Regulation P and Sharing Customer Information for a Survey

Issue/Inquiry

The Bank is considering engaging a company to perform a customer survey targeting millennial customers. The Bank intends to provide the company with customer contact information, so that it can reach out to the customers directly. What must the Bank consider from a privacy standpoint in this circumstance?

Response Summary

Regulation P allows nonpublic personal financial information to be shared with non affiliated third parties only in accordance with the policy described in a financial institution’s initial privacy notice. Some information can be shared without necessitating providing the consumer with an opportunity to opt-out. If the information to be shared does not fall within the exceptions described in the initial privacy notice, a revised notice must be provided to affected customers. In addition, the agreement with the non affiliated third party providing the services may need to prohibit the use of the information, except in conjunction with the service being provided.

Response Detail

Regulation P requires a financial institution to provide a privacy notice to its customers that describes the institution’s policies for collecting and sharing nonpublic personal information about a consumer to affiliated and non affiliated third parties. In addition, the notice must provide the consumer with a reasonable opportunity to prohibit the institution from sharing such information with non affiliated third parties (i.e., to “opt-out”), except as permitted by exceptions to the regulatory requirements. 12 CFR §1016.4,6,7.

A financial institution does not need to comply with the opt-out requirements if it limits the disclosure of nonpublic personal information. Per Regulation P, exceptions to the opt-out right are as follows:

• Section 13: To a non affiliated third party to perform services for the institution or to function on its behalf, including marketing the institution’s own products or services or those offered by the institution and another financial institution, provided that institution gave notice of these arrangements in the initial notice and prohibits the third party by contract from using the information for other than the specified purposes
• Section 14: As necessary to effect, administer, or enforce a transaction that a consumer requests or authorizes, service or process a product that the consumer requests or authorizes, or maintain an account with the institution (e.g., providing an account statement, auditing an account)
• Section 15: For specified other disclosures that a financial institution normally makes, such as to protect against or prevent actual or potential fraud; to the financial institution’s attorneys, accountants, and auditors; or to comply with applicable legal requirements, such as disclosure of information to regulators. 12 CFR §1016.13,14,15.

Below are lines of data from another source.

constexpr int GW_MAX = 16;
constexpr int GW_BM = 128, GW_BN = 128;

struct GwJob {
  const bf16* dy;
  const bf16* x;
  const bf16* x2;
  float* dw;
  float* db;
  float* slab;
  float* bslab;
  long P;
  int OC, IC, C1, taps, H, W, lw, lh, ncb, nmb, splits, pps, blk0, acc;
  float scale;
  int pad_;
};
struct GwTable {
  int n, pad_;
  GwJob j[GW_MAX];
};

struct GrJob {
  const float* slab;
  const float* bslab;
  float* dw;
  float* db;
  int OC, IC, taps, splits, blk0, nblk_w, acc;
  float scale;
  int flat, pad_;
};
struct GrTable {
  int n, pad_;
  GrJob j[GW_MAX];
};

template <int PK>
__device__ __forceinline__ void gw_issue(bf16* sA, bf16* sB, const bf16* __restrict__ dY, const bf16* __restrict__ I,
                                         long in_elems, long p0, long p_end, int OC, int IC, int OH, int OW, int kh,
                                         int kw, int dpix, int lw, int wave, const int* trow, const unsigned* aoff,
                                         const unsigned* boff, const bool* bok, bool on = true) {
  typedef __attribute__((address_space(3))) void lds_void;
  constexpr int PPW = PK / 16;
  const __amdgpu_buffer_rsrc_t rA = gw_rsrc(dY + p0 * OC, on ? (p_end - p0) * OC * 2 : 0);
#pragma unroll
  for (int i = 0; i < PPW; ++i)
    __builtin_amdgcn_raw_ptr_buffer_load_lds(rA, (lds_void*)(sA + (wave * PPW + i) * 4 * GW_BM), 16, aoff[i], 0, 0,
                                             0);
  const long pb = p0 + dpix;
  const __amdgpu_buffer_rsrc_t rB = gw_rsrc(I + pb * IC, on ? (in_elems - pb * IC) * 2 : 0);
  const int wedge = kw == 0 ? 0 : OW - 1, hedge = kh == 0 ? 0 : OH - 1;
#pragma unroll
  for (int i = 0; i < PPW; ++i) {
    const int pp = (int)p0 + trow[i];
    bool bad = !bok[i];
    if (kw != 1) bad |= (pp & (OW - 1)) == wedge;
    if (kh != 1) bad |= ((pp >> lw) & (OH - 1)) == hedge;
    __builtin_amdgcn_raw_ptr_buffer_load_lds(rB, (lds_void*)(sB + (wave * PPW + i) * 4 * GW_BN), 16,
                                             bad ? 0x80000000u : boff[i], 0, 0, 0);
  }
}

}

template <int PK, int NS>
__global__ void __launch_bounds__(256, 2) wgrad_grp_k(GwTable tab) {
  constexpr int BM = GW_BM, BN = GW_BN;
  constexpr int PER = 2 * (PK / 16);
  constexpr int WM = 64, WN = 64, TM = 4, TN = 4;
  constexpr int STAGE = PK * (BM + BN);
  constexpr int PPW = PK / 16;
  __shared__ __attribute__((aligned(16))) bf16 smem[NS * STAGE];
  const int tid = threadIdx.x, lane = tid & 63;
  const int wave = __builtin_amdgcn_readfirstlane(tid >> 6);
  const int wm = wave >> 1, wn = wave & 1;
  int R;
  {
    const int T = gridDim.x, L = blockIdx.x;
    const int q = T / 8, r = T % 8, xcd = L % 8;
    R = (xcd < r ? xcd * (q + 1) : r * (q + 1) + (xcd - r) * q) + L / 8;
  }
  int k = 0;
  while (k + 1 < tab.n && R >= tab.j[k + 1].blk0) ++k;
// ... 373 lines not shown

  const int fr = lane & 15, fq = lane >> 4;
  const int cig = ci0g + 16 * wn + fr;
  const int cw = m0 + 64 * wm;
  if (bias_wave) {
#pragma unroll
    for (int i = 0; i < 4; ++i) {
      bsum[i] += __shfl_xor(bsum[i], 16);
      bsum[i] += __shfl_xor(bsum[i], 32);
    }
  }
  if (splits == 1) {
    const float sc = J.scale;
    const int acc_in = J.acc;
    if (bias_wave && fq == 0) {
#pragma unroll
      for (int i = 0; i < 4; ++i) {
        float* d = J.db + cw + i * 16 + fr;
        const float v = bsum[i] * sc;
        *d = acc_in ? *d + v : v;
      }
    }
#pragma unroll
    for (int i = 0; i < 4; ++i)
#pragma unroll
      for (int e = 0; e < 4; ++e) {
        float* d = J.dw + ((long)(cw + i * 16 + fq * 4 + e) * ICt + cig) * 9;
#pragma unroll
        for (int t = 0; t < 9; ++t) {
          const float v = acc[i][t][e] * sc;
          d[t] = acc_in ? d[t] + v : v;
        }
      }
    return;
  }
  if (bias_wave && fq == 0) {
#pragma unroll
    for (int i = 0; i < 4; ++i) {
      J.bslab[((long)split * 2) * OC + cw + i * 16 + fr] = bsum[i];
      J.bslab[((long)split * 2 + 1) * OC + cw + i * 16 + fr] = 0.f;
    }
  }
  float* slab = J.slab + (long)split * OC * 9L * ICt;
#pragma unroll
  for (int i = 0; i < 4; ++i)
#pragma unroll
    for (int e = 0; e < 4; ++e) {
      float* d = slab + ((long)(cw + i * 16 + fq * 4 + e) * ICt + cig) * 9;
#pragma unroll
      for (int t = 0; t < 9; ++t) d[t] = acc[i][t][e];
    }
}

__global__ void __launch_bounds__(256) wgrad_grp_reduce_k(GrTable tab) {
  __shared__ float red[4][9][64];
  __shared__ float tile[64 * 9];
  const int tid = threadIdx.x;
  const int R = blockIdx.x;
  int k = 0;
  while (k + 1 < tab.n && R >= tab.j[k + 1].blk0) ++k;
  const GrJob& J = tab.j[k];
  const int b = R - J.blk0;
  const int OC = J.OC, IC = J.IC, taps = J.taps, splits = J.splits;
  const int ln = tid >> 6, c = tid & 63;
  if (b >= J.nblk_w) {
    const int co = (b - J.nblk_w) * 64 + c;
    float a0 = 0.f, a1 = 0.f;
    if (co < OC) {
      int r = ln;
      for (; r + 4 < 2 * splits; r += 8) {
        a0 += J.bslab[(long)r * OC + co];
        a1 += J.bslab[(long)(r + 4) * OC + co];
      }
      if (r < 2 * splits) a0 += J.bslab[(long)r * OC + co];
    }
    red[ln][0][c] = a0 + a1;
    __syncthreads();
    if (ln == 0 && co < OC) {
      const float v = (((red[0][0][c] + red[1][0][c]) + red[2][0][c]) + red[3][0][c]) * J.scale;
      J.db[co] = J.acc ? J.db[co] + v : v;
    }
    return;
  }
  if (J.flat) {
    const long total = (long)OC * IC * taps;
    const long e0 = (long)b * 1024 + tid * 4;
    if (e0 >= total) return;
    f32x4 a = *reinterpret_cast<const f32x4*>(J.slab + e0);
    for (int sp = 1; sp < splits; ++sp) a += *reinterpret_cast<const f32x4*>(J.slab + (long)sp * total + e0);
    a *= J.scale;
    f32x4* d = reinterpret_cast<f32x4*>(J.dw + e0);
    *d = J.acc ? *d + a : a;
    return;
  }
  const int ncg = (IC + 63) / 64;
  const int co = b / ncg, ci0 = (b % ncg) * 64;
  const int nci = min(64, IC - ci0);
  const long total = (long)OC * taps * IC;
  float a[9];
#pragma unroll
  for (int t = 0; t < 9; ++t) a[t] = 0.f;
  if (c < nci) {
    const float* src = J.slab + (long)co * taps * IC + ci0 + c;
    for (int sp = ln; sp < splits; sp += 4) {
      const float* s = src + (long)sp * total;
#pragma unroll
      for (int t = 0; t < 9; ++t)
        if (t < taps) a[t] += s[(long)t * IC];
    }
  }
#pragma unroll
  for (int t = 0; t < 9; ++t)
    if (t < taps) red[ln][t][c] = a[t];
  __syncthreads();
  for (int m = tid; m < taps * 64; m += 256) {
    const int t = m >> 6, cc = m & 63;
    tile[cc * taps + t] = (((red[0][t][cc] + red[1][t][cc]) + red[2][t][cc]) + red[3][t][cc]) * J.scale;
  }
  __syncthreads();
  float* dst = J.dw + ((long)co * IC + ci0) * taps;
  for (int m = tid; m < nci * taps; m += 256) dst[m] = J.acc ? dst[m] + tile[m] : tile[m];
}

struct WgJobDesc {
  const void* dy;
  const void* x;
  const void* x2;
  float* dw;
  float* db;
  int N, H, W, OC, IC, C1, taps, acc;
  float scale;
  int pad_;
};
static_assert(sizeof(WgJobDesc) == 80, "WgJobDesc must match hip_impl._WgJob");

static int g_gw_blocks = 512;
static int g_gw_pk = 32;
static int g_gw_minpix = 512;
static int g_gw_ns = 2;
static int g_gh_on = 1;
static int g_gh_blocks = 256;
static int g_gh_blocks_big = 128;
static int g_gh_big_lg2 = 21;
static int g_gh_ns = 2;
static int g_gh_pk = 64;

Regulation P provides that if a function is covered by Sections 14 or 15, the institution does not have to comply with the disclosure and confidentiality requirements of Section 13. 12 CFR §1016.13(a)(2).

In this case, the disclosure of information to the non affiliated third party performing the survey must correspond either to the disclosure that was made in the privacy notice that indicates what information would be shared, or to information that may be shared under other exceptions to the opt-out requirements.

The privacy notice of the Bank in this situation indicates that the Bank does not share information for marketing its products or services to consumers. This means that the survey cannot be used for marketing, since it would not be in accordance with the privacy notice. Sharing such information would violate the disclosure requirement of Section 13.

However, if the survey is on behalf of a function described in Section 14 or 15, then the Bank can share customer information with the service provider.

A financial institution may not disclose any nonpublic personal information to non affiliated third parties except under the enumerated exceptions, unless these notices have been provided and the consumer has not opted out, where applicable. FDIC Compliance Examination Manual – June 2016, VIII – 1.4.

Therefore, if the customer survey is being used for marketing purposes, then the Bank must provide revised privacy notices to the affected customers before doing so, notifying them that their personal information will be shared for that purpose. Since the sharing would be covered by the Section 13 exception, it would not be necessary to provide the customers with an opportunity to opt-out, but the revised notice should be provided at a reasonable time prior to the information being shared, as a matter of best practice.

In addition, the Bank must ensure that its agreement with the non affiliated third party performing the survey prohibits such third party from using the nonpublic personal financial information for any purpose other than performing the survey.

 

This entry was posted on Tuesday, November 13th, 2018 at 6:00 am.